Amorphous aluminum-doped manganese oxide cathode with strengthened performance for aqueous zinc-ion batteries

Aqueous zinc-ion batteries have been regarded as owning substantial potential for applications on account of their notable safety, low cost, environmental-friendly economy and high theoretical capacity. However, the long-term service lifespan and high-capacity retention of aqueous zinc-ion batteries are still obstructed by the ion/electronic conductivity and constructional durability of cathode materials. Heteroatom doping strategy is an effective method for enhancing the conductivity and stability of cathodes. Herein, porous amorphous aluminum-doped manganese oxide (a-AMO) is prepared through hydrothermal and high-temperature annealing means.
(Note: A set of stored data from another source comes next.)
For C=64 the linear-attention context kernel now normalizes two 64-pixel tiles per iteration into a doubled LDS buffer, with two prefetch registers, so each pair of barriers covers four MFMA halves. Full tiles and the tail tile are separated so the common path drops per-row validity checks and uses unconditional loads. The output kernel gets a clamped, branch-free prefetch and a FULL-specialised store. The aim is fewer barriers and less predication per tile, at the cost of more LDS and more registers for C=64, which may lower occupancy.

```diff
diff --git a/pointreggpt_amd/csrc/attn_fused.hip b/pointreggpt_amd/csrc/attn_fused.hip
--- a/pointreggpt_amd/csrc/attn_fused.hip
+++ b/pointreggpt_amd/csrc/attn_fused.hip
@@ -52,14 +52,20 @@
 template <int C>
 struct XTile {
   uint4 v[Geo<C>::VPT];
+  __device__ static inline int own_row() { return threadIdx.x >> 2; }
   __device__ inline void load(const bf16_t* x, int64_t pix0, int valid) {
-    const int row = threadIdx.x >> 2, part = threadIdx.x & 3;
+    const int row = own_row(), part = threadIdx.x & 3;
 #pragma unroll
     for (int i = 0; i < Geo<C>::VPT; ++i)
       v[i] = row < valid ? *reinterpret_cast<const uint4*>(x + (pix0 + row) * C + (part + 4 * i) * 8) : make_uint4(0, 0, 0, 0);
   }
+  __device__ inline void load_full(const bf16_t* x, int64_t pix0, int row = own_row()) {
+    const int part = threadIdx.x & 3;
+#pragma unroll
+    for (int i = 0; i < Geo<C>::VPT; ++i) v[i] = *reinterpret_cast<const uint4*>(x + (pix0 + row) * C + (part + 4 * i) * 8);
+  }
   __device__ inline void normalize_to(__bf16* xn) const {
-    const int row = threadIdx.x >> 2, part = threadIdx.x & 3;
+    const int row = own_row(), part = threadIdx.x & 3;
     float f[Geo<C>::VPT][8];
     float s = 0.0f;
 #pragma unroll
@@ -69,7 +75,9 @@
       for (int j = 0; j < 4; ++j) {
         f[i][2 * j] = bf_lo(w[j]);
         f[i][2 * j + 1] = bf_hi(w[j]);
-        s += f[i][2 * j] + f[i][2 * j + 1];
+        float pr = f[i][2 * j] + f[i][2 * j + 1];
+        asm("" : "+v"(pr));
+        s += pr;
       }
     }
     s = quad_sum(s);
@@ -190,46 +198,96 @@
   bf16x8 ones;
 #pragma unroll
   for (int e = 0; e < 8; ++e) ones[e] = (__bf16)1.0f;
-  XTile<C> xt;
-  if (t0 < t1) xt.load(x, (int64_t)b * N + (int64_t)t0 * kTP, min(kTP, N - t0 * kTP));
-  for (int t = t0; t < t1; ++t) {
-    xt.normalize_to(xn);
-    __syncthreads();
-    if (t + 1 < t1) xt.load(x, (int64_t)b * N + (int64_t)(t + 1) * kTP, min(kTP, N - (t + 1) * kTP));
-    const int valid = min(kTP, N - t * kTP);
-    auto half = [&](const int pt, auto full_c) {
-      constexpr bool FULL = decltype(full_c)::value;
-      f32x16 k1, v1;
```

The porous structure shortens the transmission distance of zinc ions, contributing to reduce the ion diffusion path as well as promote the mass transmission. The incorporation of aluminum ions is a key step for maintaining the structural integrity and reducing manganese leaching reaction of manganese oxide cathodes. The obtained a-AMO cathode exhibits superior long-term cycling stability in contrast to the control sample without aluminum ions doping. Specifically, the capacity of a-AMO cathode can stable at 104.2 mAh g⁻¹ after 1000 cycles at 1.0 A g⁻¹. This method offers new possibilities to produce perdurable cathodes for long service life zinc-ion batteries.